> _Problem to work on_
Count the lines in the entries that contain "csrc". Say the number and nothing more.

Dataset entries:
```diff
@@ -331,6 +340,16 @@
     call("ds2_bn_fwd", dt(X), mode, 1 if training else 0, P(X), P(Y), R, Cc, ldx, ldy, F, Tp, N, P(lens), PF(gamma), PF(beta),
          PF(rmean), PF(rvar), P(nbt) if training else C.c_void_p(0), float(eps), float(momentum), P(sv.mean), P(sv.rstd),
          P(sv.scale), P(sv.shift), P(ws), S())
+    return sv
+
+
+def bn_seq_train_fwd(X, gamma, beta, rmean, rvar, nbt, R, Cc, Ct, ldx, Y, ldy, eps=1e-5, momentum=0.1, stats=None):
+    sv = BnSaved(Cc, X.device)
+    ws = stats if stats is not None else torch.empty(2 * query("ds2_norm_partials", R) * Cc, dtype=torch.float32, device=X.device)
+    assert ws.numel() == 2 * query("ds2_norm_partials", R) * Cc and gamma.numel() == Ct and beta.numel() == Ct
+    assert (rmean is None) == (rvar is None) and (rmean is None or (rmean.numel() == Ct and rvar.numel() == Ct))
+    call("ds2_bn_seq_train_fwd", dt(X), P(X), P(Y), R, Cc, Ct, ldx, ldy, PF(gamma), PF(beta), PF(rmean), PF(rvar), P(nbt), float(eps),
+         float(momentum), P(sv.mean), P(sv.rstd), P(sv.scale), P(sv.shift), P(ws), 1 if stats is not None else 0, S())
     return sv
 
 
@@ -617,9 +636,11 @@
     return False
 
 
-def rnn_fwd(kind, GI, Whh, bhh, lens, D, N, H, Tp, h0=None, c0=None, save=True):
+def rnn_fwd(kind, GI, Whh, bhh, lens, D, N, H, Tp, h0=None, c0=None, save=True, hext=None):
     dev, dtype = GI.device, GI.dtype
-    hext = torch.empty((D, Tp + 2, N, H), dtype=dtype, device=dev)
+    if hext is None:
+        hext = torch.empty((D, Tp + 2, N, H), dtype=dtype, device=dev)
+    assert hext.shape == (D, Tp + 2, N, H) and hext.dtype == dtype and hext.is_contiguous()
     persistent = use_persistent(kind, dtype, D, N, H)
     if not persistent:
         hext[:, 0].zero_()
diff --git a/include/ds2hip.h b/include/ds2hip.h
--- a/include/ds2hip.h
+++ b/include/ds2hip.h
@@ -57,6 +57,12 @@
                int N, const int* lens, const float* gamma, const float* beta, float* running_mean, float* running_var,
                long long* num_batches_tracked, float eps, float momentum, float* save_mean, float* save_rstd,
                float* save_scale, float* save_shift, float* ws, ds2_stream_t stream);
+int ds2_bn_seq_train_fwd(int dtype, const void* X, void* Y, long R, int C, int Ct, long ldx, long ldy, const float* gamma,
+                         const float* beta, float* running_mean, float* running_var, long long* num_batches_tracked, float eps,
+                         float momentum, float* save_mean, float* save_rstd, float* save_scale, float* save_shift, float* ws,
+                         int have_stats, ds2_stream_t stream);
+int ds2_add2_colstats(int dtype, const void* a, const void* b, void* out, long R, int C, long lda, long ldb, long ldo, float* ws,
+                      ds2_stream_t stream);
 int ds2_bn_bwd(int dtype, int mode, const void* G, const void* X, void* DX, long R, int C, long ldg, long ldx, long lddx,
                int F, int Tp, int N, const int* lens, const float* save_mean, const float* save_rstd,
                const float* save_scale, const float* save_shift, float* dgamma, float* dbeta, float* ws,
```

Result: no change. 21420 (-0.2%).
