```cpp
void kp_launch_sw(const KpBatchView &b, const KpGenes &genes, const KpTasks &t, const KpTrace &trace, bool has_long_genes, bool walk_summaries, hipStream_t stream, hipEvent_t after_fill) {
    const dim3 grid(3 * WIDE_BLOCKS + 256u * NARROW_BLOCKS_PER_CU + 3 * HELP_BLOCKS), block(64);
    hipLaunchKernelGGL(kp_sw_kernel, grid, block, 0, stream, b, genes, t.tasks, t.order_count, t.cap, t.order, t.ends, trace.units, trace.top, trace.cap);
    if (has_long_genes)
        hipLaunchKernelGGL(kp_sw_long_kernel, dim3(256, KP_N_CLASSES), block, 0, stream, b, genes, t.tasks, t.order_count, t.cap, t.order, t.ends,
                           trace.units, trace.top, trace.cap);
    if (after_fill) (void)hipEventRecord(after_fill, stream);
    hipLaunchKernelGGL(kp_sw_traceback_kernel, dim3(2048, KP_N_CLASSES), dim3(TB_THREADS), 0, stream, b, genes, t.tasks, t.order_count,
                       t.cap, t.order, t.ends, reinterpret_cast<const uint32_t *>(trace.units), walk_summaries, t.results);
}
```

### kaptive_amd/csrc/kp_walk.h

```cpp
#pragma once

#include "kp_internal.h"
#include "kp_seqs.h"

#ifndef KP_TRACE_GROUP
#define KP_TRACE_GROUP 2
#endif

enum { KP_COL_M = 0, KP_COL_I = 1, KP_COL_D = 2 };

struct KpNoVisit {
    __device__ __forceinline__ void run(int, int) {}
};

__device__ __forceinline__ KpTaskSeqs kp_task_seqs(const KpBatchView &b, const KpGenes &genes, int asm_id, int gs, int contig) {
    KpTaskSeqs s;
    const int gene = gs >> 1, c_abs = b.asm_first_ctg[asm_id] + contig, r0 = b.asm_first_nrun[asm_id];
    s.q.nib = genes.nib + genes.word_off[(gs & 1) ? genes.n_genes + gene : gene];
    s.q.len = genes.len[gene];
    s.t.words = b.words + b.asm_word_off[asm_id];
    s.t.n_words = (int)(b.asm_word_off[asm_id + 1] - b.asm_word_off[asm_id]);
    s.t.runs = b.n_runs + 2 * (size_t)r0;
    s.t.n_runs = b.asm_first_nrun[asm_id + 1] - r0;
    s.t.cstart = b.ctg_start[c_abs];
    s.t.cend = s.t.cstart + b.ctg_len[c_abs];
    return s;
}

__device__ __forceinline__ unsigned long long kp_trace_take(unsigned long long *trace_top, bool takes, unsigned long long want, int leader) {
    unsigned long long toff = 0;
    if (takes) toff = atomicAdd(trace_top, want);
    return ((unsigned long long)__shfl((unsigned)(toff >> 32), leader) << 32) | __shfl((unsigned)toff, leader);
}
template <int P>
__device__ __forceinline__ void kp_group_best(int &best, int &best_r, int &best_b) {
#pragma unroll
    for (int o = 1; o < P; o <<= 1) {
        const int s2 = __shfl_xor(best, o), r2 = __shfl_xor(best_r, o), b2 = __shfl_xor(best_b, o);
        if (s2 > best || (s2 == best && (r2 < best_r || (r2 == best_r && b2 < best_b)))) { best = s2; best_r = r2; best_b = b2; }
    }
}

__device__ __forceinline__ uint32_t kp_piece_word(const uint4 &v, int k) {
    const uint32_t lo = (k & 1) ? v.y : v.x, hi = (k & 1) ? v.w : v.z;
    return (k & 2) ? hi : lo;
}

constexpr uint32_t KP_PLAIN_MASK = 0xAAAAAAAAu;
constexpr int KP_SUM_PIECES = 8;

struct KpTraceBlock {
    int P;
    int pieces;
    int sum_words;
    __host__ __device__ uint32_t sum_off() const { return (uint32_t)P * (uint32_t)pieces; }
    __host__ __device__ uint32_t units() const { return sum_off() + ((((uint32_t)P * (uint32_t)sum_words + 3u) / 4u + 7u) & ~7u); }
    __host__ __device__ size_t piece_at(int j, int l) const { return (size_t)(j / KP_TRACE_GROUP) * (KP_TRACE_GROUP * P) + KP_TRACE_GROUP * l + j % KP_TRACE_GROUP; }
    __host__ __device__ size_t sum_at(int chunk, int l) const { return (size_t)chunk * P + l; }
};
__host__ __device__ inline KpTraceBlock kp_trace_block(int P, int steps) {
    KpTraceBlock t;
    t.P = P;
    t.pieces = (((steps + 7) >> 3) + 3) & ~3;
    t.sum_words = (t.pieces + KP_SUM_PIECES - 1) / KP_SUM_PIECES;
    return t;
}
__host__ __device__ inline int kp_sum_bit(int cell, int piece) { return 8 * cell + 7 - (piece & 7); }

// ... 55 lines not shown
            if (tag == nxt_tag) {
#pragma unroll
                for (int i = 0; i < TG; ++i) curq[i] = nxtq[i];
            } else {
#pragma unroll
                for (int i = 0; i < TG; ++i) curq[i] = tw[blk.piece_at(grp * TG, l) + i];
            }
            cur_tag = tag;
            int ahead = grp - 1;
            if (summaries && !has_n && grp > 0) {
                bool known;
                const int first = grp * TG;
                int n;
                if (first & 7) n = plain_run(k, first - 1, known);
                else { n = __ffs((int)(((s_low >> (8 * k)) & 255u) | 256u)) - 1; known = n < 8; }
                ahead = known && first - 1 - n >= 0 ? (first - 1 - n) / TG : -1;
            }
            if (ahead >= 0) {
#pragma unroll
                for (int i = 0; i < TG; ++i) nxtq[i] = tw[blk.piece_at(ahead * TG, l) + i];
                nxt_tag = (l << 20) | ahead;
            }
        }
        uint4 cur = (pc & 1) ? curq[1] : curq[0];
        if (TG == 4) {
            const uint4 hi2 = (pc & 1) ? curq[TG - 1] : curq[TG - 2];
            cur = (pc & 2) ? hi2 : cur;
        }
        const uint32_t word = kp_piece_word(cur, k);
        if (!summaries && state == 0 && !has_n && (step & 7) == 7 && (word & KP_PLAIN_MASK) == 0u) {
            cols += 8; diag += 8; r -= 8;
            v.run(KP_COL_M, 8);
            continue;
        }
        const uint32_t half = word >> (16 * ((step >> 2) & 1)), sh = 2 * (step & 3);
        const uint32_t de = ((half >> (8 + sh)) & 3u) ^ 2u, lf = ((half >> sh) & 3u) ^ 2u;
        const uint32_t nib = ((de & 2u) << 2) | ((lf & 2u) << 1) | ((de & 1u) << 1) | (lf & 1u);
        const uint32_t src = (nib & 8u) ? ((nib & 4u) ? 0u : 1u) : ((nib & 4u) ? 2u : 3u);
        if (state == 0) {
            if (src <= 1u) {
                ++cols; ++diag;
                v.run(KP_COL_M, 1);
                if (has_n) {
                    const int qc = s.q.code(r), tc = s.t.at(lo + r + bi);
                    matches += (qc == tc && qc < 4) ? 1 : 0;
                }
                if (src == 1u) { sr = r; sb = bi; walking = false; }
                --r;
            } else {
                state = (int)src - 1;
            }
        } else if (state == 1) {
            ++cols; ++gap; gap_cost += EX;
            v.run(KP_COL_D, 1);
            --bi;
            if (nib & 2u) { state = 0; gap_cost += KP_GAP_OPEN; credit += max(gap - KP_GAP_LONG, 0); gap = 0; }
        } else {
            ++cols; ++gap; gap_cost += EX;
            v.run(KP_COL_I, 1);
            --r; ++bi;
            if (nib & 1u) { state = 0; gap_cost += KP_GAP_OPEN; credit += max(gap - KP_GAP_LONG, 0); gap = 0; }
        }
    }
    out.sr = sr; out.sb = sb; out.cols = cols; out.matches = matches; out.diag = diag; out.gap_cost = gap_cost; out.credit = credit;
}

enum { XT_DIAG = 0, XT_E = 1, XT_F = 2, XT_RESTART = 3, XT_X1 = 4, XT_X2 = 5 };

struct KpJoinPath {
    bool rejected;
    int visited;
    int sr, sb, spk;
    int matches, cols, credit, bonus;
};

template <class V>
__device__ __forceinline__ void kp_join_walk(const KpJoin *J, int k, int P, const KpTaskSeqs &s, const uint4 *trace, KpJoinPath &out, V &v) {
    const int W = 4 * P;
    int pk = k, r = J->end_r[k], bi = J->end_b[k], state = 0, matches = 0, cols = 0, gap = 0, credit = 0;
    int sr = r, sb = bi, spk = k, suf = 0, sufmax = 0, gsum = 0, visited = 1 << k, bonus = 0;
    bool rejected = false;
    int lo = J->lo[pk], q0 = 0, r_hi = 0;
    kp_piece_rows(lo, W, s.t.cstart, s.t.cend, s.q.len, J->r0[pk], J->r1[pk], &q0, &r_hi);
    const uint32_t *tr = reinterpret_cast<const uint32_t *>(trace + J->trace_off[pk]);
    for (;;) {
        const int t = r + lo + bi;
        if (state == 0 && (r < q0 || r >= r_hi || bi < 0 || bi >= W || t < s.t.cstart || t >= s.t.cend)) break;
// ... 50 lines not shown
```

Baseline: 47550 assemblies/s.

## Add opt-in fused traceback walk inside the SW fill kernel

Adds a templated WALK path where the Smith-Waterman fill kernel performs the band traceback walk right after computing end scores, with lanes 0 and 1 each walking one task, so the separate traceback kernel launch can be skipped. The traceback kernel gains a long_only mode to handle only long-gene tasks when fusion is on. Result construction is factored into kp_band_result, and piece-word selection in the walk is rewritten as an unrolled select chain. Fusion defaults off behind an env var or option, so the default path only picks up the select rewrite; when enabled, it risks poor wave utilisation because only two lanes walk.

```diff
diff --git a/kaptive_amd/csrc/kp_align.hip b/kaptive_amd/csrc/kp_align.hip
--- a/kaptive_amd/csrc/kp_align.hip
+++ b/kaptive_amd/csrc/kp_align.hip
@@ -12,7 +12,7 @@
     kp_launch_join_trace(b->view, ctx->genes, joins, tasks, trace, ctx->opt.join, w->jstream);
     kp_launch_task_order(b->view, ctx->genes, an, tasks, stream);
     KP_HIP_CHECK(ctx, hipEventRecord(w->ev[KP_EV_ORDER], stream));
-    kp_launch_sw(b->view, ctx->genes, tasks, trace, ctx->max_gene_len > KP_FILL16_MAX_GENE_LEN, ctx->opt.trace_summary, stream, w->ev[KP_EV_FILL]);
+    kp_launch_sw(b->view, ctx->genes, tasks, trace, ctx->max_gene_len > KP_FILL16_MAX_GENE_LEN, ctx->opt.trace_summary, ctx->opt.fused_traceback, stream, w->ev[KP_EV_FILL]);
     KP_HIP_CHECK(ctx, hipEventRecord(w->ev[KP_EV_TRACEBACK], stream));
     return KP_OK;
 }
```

> _Solution to the problem_
4